Depuis, dans le silence et l’obscurité de ce même Etat, des femmes et des hommes meurtris par leur dignité arrachée se souviennent. Chaque 17 du dixième mois de chaque année, ils se retrouvent sur un pont qui enjambe la mémoire de l’eau.
Avec des fleurs à la main, avec le regard perdu au loin pour laisser réémerger ces morts sans sépulture, ils et elles témoignent. De pont en pont, d’Argenteuil à Nanterre, de Colombes à Gennevilliers, ils tissent les souvenirs avec le fil de la justice.
Rien, pas même le temps qui emporte les chibanis et les chibanias, ne dissout l’horreur perpétrée par l’Etat français.
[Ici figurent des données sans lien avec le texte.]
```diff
@@ -218,6 +266,8 @@
   static_assert(!G3 || (DRIFT && MAXP == 2), "G3: the DRIFT instantiation, two pools");
   constexpr int HW = NSUB == 1 ? HE / 2 : 10;
   constexpr int JR = NSUB == 1 ? HE : 5;
+  constexpr bool kRefillS = D1_REFILL_S && OCC != 3 && !(NSUB == 4 && !DRIFT);
+  constexpr bool kPfShift = D1_PF_SHIFT && NSUB == 1;
   uint64_t st_acc[12] = {0, 0, 0, 0, 0, 0, 0, 0, 0, 0, 0, 0};
   uint64_t st_last = STAMPS ? __builtin_amdgcn_s_memtime() : 0;
   extern __shared__ __attribute__((aligned(16))) int4 s_acc[];
@@ -584,8 +634,10 @@
     const uint32_t lo = (uint32_t)__builtin_amdgcn_readfirstlane((int)(x & 0xffffffffLL));
     return (int64_t)(((uint64_t)hi << 32) | lo);
   }();
-  const int32_t* lp = p.load_w ? p.load_w + wtb * T + lane
-                               : p.load + (p.trace_mod > 0 ? (p.first_id + i) % p.trace_mod : i);
+  const bool tiled = kRefillS && p.load_w != nullptr;
+  const int32_t* lp = tiled      ? reinterpret_cast<const int32_t*>((uintptr_t)lane * 4u)
+                      : p.load_w ? p.load_w + wtb * T + lane
+                                 : p.load + (p.trace_mod > 0 ? (p.first_id + i) % p.trace_mod : i);
   const long long lsl = opq(p.load_w ? (long long)p.lpw : (long long)p.NL);
   const uint32_t ring_off = (uint32_t)__builtin_amdgcn_readfirstlane(
       (int)(((uint32_t)p.K * 16u + 255u) / 256u * 256u + (threadIdx.x / WAVE) * (uint32_t)D1_RING_BYTES));
@@ -598,22 +650,41 @@
   int tf = 0;
   int tfr = 0;
   const int32_t* lpf = lp;
-  auto tf_adv = [&]() {
-    ++tf;
-    ++tfr;
-    if (tfr == rbn) tfr = 0;
-    lpf += lsl;
+  const int32_t* srow = p.load_w + wtb * T;
+  const uint32_t srow_b = (uint32_t)__builtin_amdgcn_readfirstlane((int)lsl * 4);
+  auto lds_row = [&](int r) {
+    return (uint32_t)__builtin_amdgcn_readfirstlane((int)(ring_lds + (uint32_t)r * (uint32_t)(rsw * 4)));
   };
-  {
-    const int n0 = min(T, D1_VMN + 4 * D1_S);
-    while (tf < n0) {
-      d1_dma_row(lpf, (uint32_t)__builtin_amdgcn_readfirstlane((int)(ring_lds + (uint32_t)tfr * (uint32_t)(rsw * 4))));
-      tf_adv();
-    }
-    d1_wait_all();
-  }
+  auto fill_rows = [&](int n1) {
+    if (tiled) {
+      if (n1 - tf == D1_S) {
+        d1_dma_rows8_s(srow, srow_b, (uint32_t)(uintptr_t)lpf, lds_row(tfr), lds_row(rnext(tfr, 4)));
+        tf += D1_S;
+        tfr = rnext(tfr, D1_S);
+        srow += D1_S * lsl;
+      } else {
+        while (tf < n1) {
+          d1_dma_row_s(srow, (uint32_t)(uintptr_t)lpf, lds_row(tfr));
+          ++tf;
+          tfr = rnext(tfr, 1);
+          srow += lsl;
+        }
+      }
+    } else {
+      while (tf < n1) {
+        d1_dma_row(lpf, lds_row(tfr));
+        ++tf;
+        tfr = rnext(tfr, 1);
+        lpf += lsl;
+      }
+    }
+  };
+  fill_rows(min(T, D1_VMN + 4 * D1_S));
+  d1_wait_all();
   int t_rdy = tf;
   bool pf_ok = false;
+  int pf_rdy = -1;
+  (void)pf_rdy;
   bool qadv = true;
   int Lpf[D1_S];
 #pragma unroll
@@ -645,7 +716,7 @@
       if (ev) {
         stall = false;
         const int tr = rrow(t);
-        L = ring[ridx(tr)];
+        L = kPfShift ? Lpf[0] : ring[ridx(tr)];
         if constexpr (BDEF) {
           const int kq = min(t - tq, wr);
           if (kq > 0) {
@@ -1568,18 +1639,20 @@
       if (ev) {
         d1_store_rec(trs, lb + t * 16, rec);
         ++t;
+        if constexpr (kPfShift) {
+#pragma unroll
+          for (int q = 0; q + 1 < D1_S; ++q) Lpf[q] = Lpf[q + 1];
+          Lpf[D1_S - 1] = ring[ridx(rrow(t + D1_S - 1))];
+          pf_ok = pf_ok && t + (D1_S - 1) < t_rdy;
+        }
       }
-      pf_ok = pf_ok && !ev;
+      if constexpr (!kPfShift) pf_ok = pf_ok && !ev;
       D1_STAMP(7);
     }
     __builtin_amdgcn_s_setprio(D1_PRIO_HI);
     if (tf < T) {
       if (__ballot(t < T && t < tf + D1_S - rbn + D1_BACK) == 0) {
-        const int n1 = min(T, tf + D1_S);
-        while (tf < n1) {
-          d1_dma_row(lpf, (uint32_t)__builtin_amdgcn_readfirstlane((int)(ring_lds + (uint32_t)tfr * (uint32_t)(rsw * 4))));
-          tf_adv();
-        }
+        fill_rows(min(T, tf + D1_S));
         if (tf == T) {
           d1_wait_all();
           t_rdy = T;
@@ -1587,7 +1660,7 @@
       }
     }
     bool adv = false;
-    if (!pf_ok) {
+    if (!pf_ok && (!kPfShift || t_rdy > pf_rdy)) {
       const int tr = rrow(t);
 #pragma unroll
       for (int q = 0; q < D1_S; ++q) Lpf[q] = ring[ridx(rnext(tr, q))];
@@ -1648,6 +1721,7 @@
     qadv = __ballot(adv) != 0;
     D1_STAMP(1);
     pf_ok = t + (D1_S - 1) < t_rdy;
+    pf_rdy = t_rdy;
     {
       const int tr = rrow(t);
 #pragma unroll
```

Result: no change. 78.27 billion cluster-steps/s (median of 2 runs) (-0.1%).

Rien, parce que tout nous y renvoie : des crimes policiers qui visent d’abord les enfants héritiers de l’immigration aux meurtres de milliers de migrants, organisés chaque année par la France et les autres gouvernements de l’Union Européenne. Des migrants qui fuient la misère et la guerre orchestrées par l’Occident.
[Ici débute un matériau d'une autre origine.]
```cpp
template <typename T> struct Limits;
template <> struct Limits<float> {
  __host__ __device__ static constexpr float max() { return 3.40282346638528859812e+38f; }
  __host__ __device__ static constexpr float lowest() { return -3.40282346638528859812e+38f; }
};
template <> struct Limits<double> {
  __host__ __device__ static constexpr double max() { return 1.79769313486231570815e+308; }
  __host__ __device__ static constexpr double lowest() { return -1.79769313486231570815e+308; }
};
template <> struct Limits<half_t> {
  __host__ __device__ static constexpr half_t max() { return (half_t)65504.0f; }
  __host__ __device__ static constexpr half_t lowest() { return (half_t)-65504.0f; }
// ... 208 lines not shown
  switch (op) {
#define MM_CASE(OP) \
  case OP:          \
    if constexpr (OPS::template has<OP>) return f(std::integral_constant<int, OP>{}); else break;
    MM_CASE(MM_OP_ADD)
    MM_CASE(MM_OP_MULTIPLY)
    MM_CASE(MM_OP_AND)
    MM_CASE(MM_OP_MIN)
    MM_CASE(MM_OP_MAX)
#undef MM_CASE
  }
  return kErrNotSupported;
}

template <typename TYPES, typename MAPS, typename REDS, typename Fn>
int switch_config(const mm_config_t &cfg, Fn f) {
  return switch_dtype<TYPES>(cfg.dtype, [&](auto t) {
    return switch_op<MAPS>(cfg.map_op, [&](auto map) {
      return switch_op<REDS>(cfg.reduce_op, [&](auto red) { return f(t, map, red); });
    });
  });
}

inline int ensure_dynamic_lds(const void *func, int bytes, unsigned long long &mask) {
  int dev = 0;
  hipError_t e = hipGetDevice(&dev);
  if (e != hipSuccess) return (int)e;
  const unsigned long long bit = 1ull << (dev & 63);
  if (__atomic_load_n(&mask, __ATOMIC_ACQUIRE) & bit) return 0;
  e = hipFuncSetAttribute(func, hipFuncAttributeMaxDynamicSharedMemorySize, bytes);
  if (e != hipSuccess) return (int)e;
  __atomic_fetch_or(&mask, bit, __ATOMIC_RELEASE);
  return 0;
}

enum Tunable {
  TUNE_F32_VARIANT = 0,
  TUNE_F64_VARIANT,
  TUNE_F16_VARIANT,
  TUNE_I8_VARIANT,
  TUNE_BAND_ROWS,
  TUNE_VALU_VARIANT,
  TUNE_SPLIT_VARIANT,
  TUNE_F32_SPLITK,
  TUNE_ABLATIONS,
  TUNE_DEBUG_POISON,
  TUNE_KXN_PREPASS_MIN_M,
  TUNE_MD_VIRTUAL_DEVICES,
  TUNE_ORDERED_VARIANT,
  TUNE_HALF_CONTRACT,
  TUNE_BATCH_CHUNK,
  TUNE_CLOSURE_BLOCK,
  TUNE_LSE_VARIANT,
  TUNE_COUNT
};
int tuning(Tunable t);

inline unsigned band_rows(unsigned bm = 256, unsigned bn = 256, unsigned per_cu = 1) {
  const int v = tuning(TUNE_BAND_ROWS);
  if (v > 0) return (unsigned)v;
  const unsigned t = 32u * per_cu;
  unsigned best = 4, cost = ~0u;
  for (unsigned r = 1; r <= t; r *= 2) {
    const unsigned c = r * bm + (t / r) * bn;
    if (c < cost) { cost = c; best = r; }
  }
  return best;
}

struct TileCandidate { int id; unsigned bm, bn, per_cu; double eff; };
inline int pick_tile(const TileCandidate *cands, int count, unsigned n, unsigned m, double *best_time = nullptr,
                     unsigned long long copies = 1) {
  double best = 0;
  int pick = cands[0].id;
  for (int i = 0; i < count; ++i) {
    const TileCandidate &c = cands[i];
    const unsigned long long tiles = (unsigned long long)((n + c.bm - 1) / c.bm) * ((m + c.bn - 1) / c.bn) * copies;
    const unsigned long long slots = 256ull * c.per_cu, full = tiles / slots, rem = tiles % slots;
    const double t = ((double)full * c.per_cu + (double)((rem + 255) / 256)) * c.bm * c.bn / c.eff;
    if (best == 0 || t < best * 0.999) { best = t; pick = c.id; }
  }
  if (best_time) *best_time = best;
  return pick;
}

__device__ __forceinline__ unsigned xcd_remap(unsigned bid, unsigned nwg) {
  constexpr unsigned kXcds = 8;
  const unsigned q = nwg / kXcds, r = nwg % kXcds;
  const unsigned xcd = bid % kXcds, slot = bid / kXcds;
  const unsigned base = xcd < r ? xcd * (q + 1) : r * (q + 1) + (xcd - r) * q;
  return base + slot;
}

enum class Form { Single, Batched, Seeded };

template <Form F, typename G, auto KERN, typename T, typename CT>
int launch_tile(hipStream_t s, const Problem &p) {
  const unsigned tiles_n = (p.n + G::BM - 1) / G::BM, tiles_m = (p.m + G::BN - 1) / G::BN;
  static unsigned long long configured = 0;
  if (int e = ensure_dynamic_lds((const void *)KERN, G::LDS_BYTES, configured)) return e;
  hipLaunchKernelGGL(KERN, dim3(tiles_n * tiles_m * (F == Form::Single ? 1u : p.batch)), dim3(G::THREADS), G::LDS_BYTES, s,
                     (const T *)p.a, (const T *)p.b, (CT *)p.c, p.n, p.k, p.m, tiles_n, tiles_m, band_rows(G::BM, G::BN, 1),
                     F == Form::Single ? 1u : p.batch, p.stride_a, p.stride_b, p.stride_c);
  return (int)hipGetLastError();
}

// ... 64 lines not shown
```

gemm_hls_amd/csrc/mm_mfma_f32.hip:

```cpp
#include <cstdlib>
#include <type_traits>

#include "mm_common.h"

namespace mm {
namespace {

#include "mm_mfma_f32_tile.inc"
#include "mm_mfma_f32_small.inc"
#include "mm_mfma_f32_streamk.inc"

__global__ __launch_bounds__(256) void splitk_reduce_kernel(const float *__restrict__ partials, float *__restrict__ C,
                                                            size_t quads, unsigned splits) {
  const size_t i = (size_t)blockIdx.x * 256 + threadIdx.x;
  if (i >= quads) return;
  const f32x4 *src = (const f32x4 *)partials;
  f32x4 acc = src[i];
  for (unsigned s = 1; s < splits; ++s) acc += src[(size_t)s * quads + i];
  ((f32x4 *)C)[i] = acc;
}

template <typename G, bool AT = false>
int launch_geo(hipStream_t s, const Problem &p, unsigned splits = 1) {
  const unsigned tiles_n = (p.n + G::BM - 1) / G::BM, tiles_m = (p.m + G::BN - 1) / G::BN;
  static unsigned long long configured = 0;
  if (int e = ensure_dynamic_lds((const void *)mfma_f32_kernel<G, AT>, G::LDS_BYTES, configured)) return e;
  (void)hipGetLastError();
  if (splits <= 1) {
    hipLaunchKernelGGL((mfma_f32_kernel<G, AT>), dim3(tiles_n * tiles_m), dim3(G::THREADS), G::LDS_BYTES, s,
                       (const float *)p.a, (const float *)p.b, (float *)p.c, p.n, p.k, p.m, tiles_n, tiles_m,
                       band_rows(G::BM, G::BN, G::MIN_WAVES), 0u, (float *)nullptr);
    return (int)hipGetLastError();
  }
  const unsigned chunk = ((p.k + splits - 1) / splits + 31u) & ~31u;
  const size_t plane = (size_t)p.n * p.m;
  int dev = 0;
  hipError_t e = hipGetDevice(&dev);
  if (e != hipSuccess) return (int)e;
  hipMemPool_t pool = nullptr;
  if (int rc = workspace_pool(dev, &pool)) return rc;
  float *ws = nullptr;
  if ((e = hipMallocFromPoolAsync((void **)&ws, plane * splits * sizeof(float), pool, s)) != hipSuccess) return (int)e;
  hipLaunchKernelGGL((mfma_f32_kernel<G, AT>), dim3(tiles_n * tiles_m * splits), dim3(G::THREADS), G::LDS_BYTES, s,
                     (const float *)p.a, (const float *)p.b, (float *)p.c, p.n, p.k, p.m, tiles_n, tiles_m,
                     band_rows(G::BM, G::BN, G::MIN_WAVES), chunk, ws);
  int rc = (int)hipGetLastError();
  if (rc == 0) {
    const size_t quads = plane / 4;
    hipLaunchKernelGGL(splitk_reduce_kernel, dim3((unsigned)((quads + 255) / 256)), dim3(256), 0, s, ws, (float *)p.c, quads, splits);
    rc = (int)hipGetLastError();
  }
  const hipError_t f = hipFreeAsync(ws, s);
  return rc ? rc : (int)f;
}

template <typename G, bool AT, bool SEED>
__global__ __launch_bounds__(G::THREADS, G::MIN_WAVES) void mfma_f32_batched_kernel(
    const float *__restrict__ A, const float *__restrict__ B, float *__restrict__ C, unsigned N, unsigned K, unsigned M,
    unsigned tiles_n, unsigned tiles_m, unsigned kBand, unsigned batch, size_t stride_a, size_t stride_b, size_t stride_c) {
  const unsigned lin = batched_tile(A, B, C, tiles_n * tiles_m, batch, stride_a, stride_b, stride_c);
  const unsigned band = lin / (kBand * tiles_m), within = lin % (kBand * tiles_m);
  const unsigned rows_in_band = min(kBand, tiles_n - band * kBand);
  const unsigned tile_row = band * kBand + within % rows_in_band;
  const unsigned tile_col = within / rows_in_band;
  tile_body<G, AT, false, SEED>(A, B, C, N, K, M, K, M, N, M, tile_row * G::BM, tile_col * G::BN);
}

template <typename G, bool AT, bool SEED>
int launch_geo_batched_seed(hipStream_t s, const Problem &p) {
  const unsigned tiles_n = (p.n + G::BM - 1) / G::BM, tiles_m = (p.m + G::BN - 1) / G::BN;
  static unsigned long long configured = 0;
  (void)hipGetLastError();
  if (int e = ensure_dynamic_lds((const void *)mfma_f32_batched_kernel<G, AT, SEED>, G::LDS_BYTES, configured)) return e;
  hipLaunchKernelGGL((mfma_f32_batched_kernel<G, AT, SEED>), dim3(tiles_n * tiles_m * p.batch), dim3(G::THREADS), G::LDS_BYTES,
                     s, (const float *)p.a, (const float *)p.b, (float *)p.c, p.n, p.k, p.m, tiles_n, tiles_m,
                     band_rows(G::BM, G::BN, G::MIN_WAVES), p.batch, p.stride_a, p.stride_b, p.stride_c);
  return (int)hipGetLastError();
}

template <typename G, bool AT = false>
int launch_geo_batched(hipStream_t s, const Problem &p) {
  return p.seed ? launch_geo_batched_seed<G, AT, true>(s, p) : launch_geo_batched_seed<G, AT, false>(s, p);
}

using T128x256 = Geo<2, 2, 2, 16, Chain::FlushIntoC, 256, Reads::Pipelined, Dma::ScalarBase>;
using T128x256v = Geo<2, 2, 2, 16, Chain::FlushIntoC, 256, Reads::Pipelined, Dma::VectorAddress>;
using T256x256 = Geo<2, 4, 2, 16, Chain::FlushIntoC, 256, Reads::Pipelined, Dma::ScalarBase>;
using T256x256v = Geo<2, 4, 2, 16, Chain::FlushIntoC, 256, Reads::Pipelined, Dma::VectorAddress>;
using T128x128 = Geo<1, 4, 1, 32, Chain::FlushIntoC, 128, Reads::Pipelined, Dma::ScalarBase>;
using T128x128v = Geo<1, 4, 1, 32, Chain::FlushIntoC, 128, Reads::Pipelined, Dma::VectorAddress>;
using X128x256x32_2lvl = Geo<2, 2, 2, 32, Chain::TwoLevel, 16, Reads::CompilerPlaced, Dma::VectorAddress>;
using X256x256_single = Geo<2, 4, 2, 16, Chain::Single, 1, Reads::CompilerPlaced, Dma::VectorAddress>;

struct VariantInfo { int id; const char *name; unsigned bm, bn, bk, waves; };
template <typename G> constexpr VariantInfo info_of(int id, const char *name) { return {id, name, G::BM, G::BN, G::BK, G::NW}; }
constexpr VariantInfo kVariants[] = {
    info_of<T128x256>(33, "mfma_f32_128x256x16_w4x2_flush4096"),
    info_of<T256x256>(8, "mfma_f32_256x256x16_w8_flush4096"),
    info_of<T128x128>(35, "mfma_f32_128x128x32_w4x2_flush4096"),
    info_of<Small>(64, "mfma_f32_64x64x32_w4x2_flush4096"),
    info_of<X128x256x32_2lvl>(0, "mfma_f32_128x256x32_w4_2lvl"),
    info_of<X256x256_single>(3, "mfma_f32_256x256x16_w8"),
};

const VariantInfo *find_variant(int v) {
  for (const VariantInfo &i : kVariants)
    if (i.id == v) return &i;
  return nullptr;
}

}

int mfma_f32_num_variants() { return (int)(sizeof(kVariants) / sizeof(kVariants[0])); }
int mfma_f32_variant_id(int index) { return index >= 0 && index < mfma_f32_num_variants() ? kVariants[index].id : -1; }

static const TileCandidate kAutoCands[] = {{33, 128, 256, 2, 1.00}, {8, 256, 256, 1, 0.991}, {35, 128, 128, 2, 0.993}};

static bool streamk_wins(const Problem &p) {
  if (p.a_transposed || p.k % 32 != 0 || p.k < 256 || p.n_total) return false;
  if ((unsigned long long)((p.n + 127) / 128) * ((p.m + 127) / 128) * (p.k / 32) >= (1ull << 31)) return false;
  const double tiles = (double)((p.n + 127) / 128) * ((p.m + 127) / 128);
  const unsigned tn = (p.n + 127) / 128, tm = (p.m + 127) / 128;
  const bool teams_4x4 = tn % 4 == 0 && tm % 4 == 0;
  if (tiles <= 256 || tiles > (teams_4x4 ? 4096 : 2304)) return false;
  double whole = 0;
  pick_tile(kAutoCands, 3, p.n, p.m, &whole);
  const double sk = (2.0 * tiles / 512 + 0.25) * 128 * 128 / 0.993;
  return sk < 0.99 * whole;
}

template <typename G>
static int launch_small(hipStream_t s, const Problem &p, unsigned splits) {
  const unsigned tiles_n = (p.n + G::BM - 1) / G::BM, tiles_m = (p.m + G::BN - 1) / G::BN;
  static unsigned long long configured = 0;
  if (int e = ensure_dynamic_lds((const void *)mfma_f32_small_kernel<G>, G::LDS_BYTES, configured)) return e;
  (void)hipGetLastError();
  const unsigned kband = band_rows(G::BM, G::BN, G::PER_CU);
  if (splits <= 1) {
    hipLaunchKernelGGL((mfma_f32_small_kernel<G>), dim3(tiles_n * tiles_m), dim3(G::THREADS), G::LDS_BYTES, s, (const float *)p.a,
                       (const float *)p.b, (float *)p.c, p.n, p.k, p.m, tiles_n, tiles_m, kband, 0u, (float *)nullptr);
// ... 243 lines not shown
```

gemm_hls_amd/csrc/mm_mfma_f32_tile.inc:

```

using f32x4 = __attribute__((ext_vector_type(4))) float;
using f32x16 = __attribute__((ext_vector_type(16))) float;
typedef const __attribute__((address_space(1))) void *gptr_t;
typedef __attribute__((address_space(3))) void *lptr_t;

enum class Chain { Single, TwoLevel, FlushIntoC };
enum class Reads { CompilerPlaced, Pipelined };
enum class Dma { VectorAddress, ScalarBase };
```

Hier la Seine, aujourd’hui la Méditerranée, à son tour devenue le plus grand cimetière sans sépulture.
Rien ne nous fera oublier car tout fait écho au prix payé par ces Algériens et Algériennes qui se battaient pour l’indépendance.
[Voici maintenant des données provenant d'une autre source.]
-__global__ void k_not_degenerate(const int32_t* __restrict__ tri, int64_t nt, uint8_t* keep) {
-    const int64_t i = (int64_t)blockIdx.x * blockDim.x + threadIdx.x;
-    if (i >= nt) return;
-    const int32_t a = tri[3 * i], b = tri[3 * i + 1], c = tri[3 * i + 2];
-    keep[i] = a != b && b != c && c != a;
+    __syncthreads();
+    if (threadIdx.x == 0) {
+        const int nw = (int)(blockDim.x >> 6);
+        for (int a = 0; a < nw; ++a) {
+            if (!w_cnt[a]) continue;
+            int32_t c = w_cnt[a];
+            for (int b = a + 1; b < nw; ++b)
+                if (w_cnt[b] && w_root[b] == w_root[a]) c += w_cnt[b], w_cnt[b] = 0;
+            atomicAdd(&count[w_root[a]], c);
+        }
+    }
+}
+
+enum {
+    kBoxClusters = 0,
+    kBoxKept,
+    kBoxKeptTris,
+    kBoxLargest,
+    kBoxKeepCount,
+    kBoxLongRun,
+    kBoxVertices,
+    kBoxCount,
+    kBoxCount2,
+    kBoxSize = 16
+};
+
+__global__ void k_cluster_stats(const int32_t* __restrict__ root, const int32_t* __restrict__ count, int64_t n,
+                                int64_t min_count, unsigned long long* box) {
+    const int64_t i = (int64_t)blockIdx.x * blockDim.x + threadIdx.x;
+    const bool is_root = i < n && root[i] == (int32_t)i;
+    if (!__ballot(is_root)) return;
+    const unsigned long long cnt = is_root ? (unsigned long long)count[i] : 0;
+    const bool pass = is_root && (int64_t)cnt >= min_count;
+    const unsigned long long c = wave_sum(is_root), k = wave_sum(pass), kt = wave_sum(pass ? cnt : 0);
+    const unsigned long long best = wave_max(is_root ? (cnt << 32 | (0xffffffffu - (uint32_t)i)) : 0);
+    if ((threadIdx.x & 63) == 0) {
+        atomicAdd(&box[kBoxClusters], c);
+        if (k) atomicAdd(&box[kBoxKept], k), atomicAdd(&box[kBoxKeptTris], kt);
+        atomicMax(&box[kBoxLargest], best);
+    }
 }
 
 __device__ inline void canon(const int32_t* t, uint32_t& k0, uint32_t& k1, uint32_t& k2) {
@@ -147,6 +165,114 @@
     }
 }
 
+constexpr int kRunCap = 32;
+__global__ void k_dup_from_runs(const uint64_t* __restrict__ keys, const int32_t* __restrict__ slot, int64_t m,
+                                const int32_t* __restrict__ tri, uint8_t* dup, unsigned long long* box) {
+    const int64_t i = (int64_t)blockIdx.x * blockDim.x + threadIdx.x;
+    if (i >= m) return;
+    const uint64_t key = keys[i];
+    if (i >= kRunCap && keys[i - kRunCap] == key) box[kBoxLongRun] = 1;
+    const int32_t s = slot[i];
+    const int64_t t = s / 3;
+    const int32_t a = tri[3 * t], b = tri[3 * t + 1], c = tri[3 * t + 2];
+    if (a == b || b == c || c == a) return;
+    const int rot = (uint32_t)a <= (uint32_t)b ? ((uint32_t)a <= (uint32_t)c ? 0 : 2)
+                                               : ((uint32_t)b <= (uint32_t)c ? 1 : 2);
+    if (s % 3 != rot) return;
+    uint32_t k0, k1, k2;
+    canon(tri + 3 * t, k0, k1, k2);
+    for (int64_t j = i - 1, steps = 0; j >= 0 && steps < kRunCap && keys[j] == key; --j, ++steps) {
+        uint32_t q0, q1, q2;
+        canon(tri + 3 * (int64_t)(slot[j] / 3), q0, q1, q2);
+        if (q0 == k0 && q1 == k1 && q2 == k2) {
+            dup[t] = 1;
+            return;
+        }
+    }
+}
+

 Rien ne nous fera oublier car d’autres peuples sous d’autres latitudes se battent pour la même indépendance et subissent les mêmes crimes racistes coloniaux, impérialistes.
 Rien ne nous fera oublier car sur les murs d’Argenteuil, l’affiche de monsieur Ali Ziri, même défraîchie avec le temps, résiste aux vents mauvais. Ali, 69 ans, tué par la police nationale un jour de printemps 2009, avait 20 ans ce jour d’automne 1961. Il savait ce que la police avait fait, il n’imaginait pas ce qu’elle ferait encore tant d’années plus tard. Là encore, lorsqu’il s’agira de condamner la police nationale, ses proches entendront la justice prononcer : « non-lieu ».
D’hier à aujourd’hui, nous poursuivons ce chemin de larmes et de recueillement car la douleur gronde encore dans nos corps. Mais nous poursuivons ce chemin de dignité en exigeant la reconnaissance de ces crimes d’Etat et la condamnation de l’Etat.
Nous ne voulons plus de ces plaques de rues, de places ou de ces frontons d’écoles et autres institutions d’Etat portant le nom d’esclavagistes et de colonialistes.
                   Il est temps de rendre hommage à celles et ceux qui ont mis leur vie au service de la lutte pour l’égalité et la dignité.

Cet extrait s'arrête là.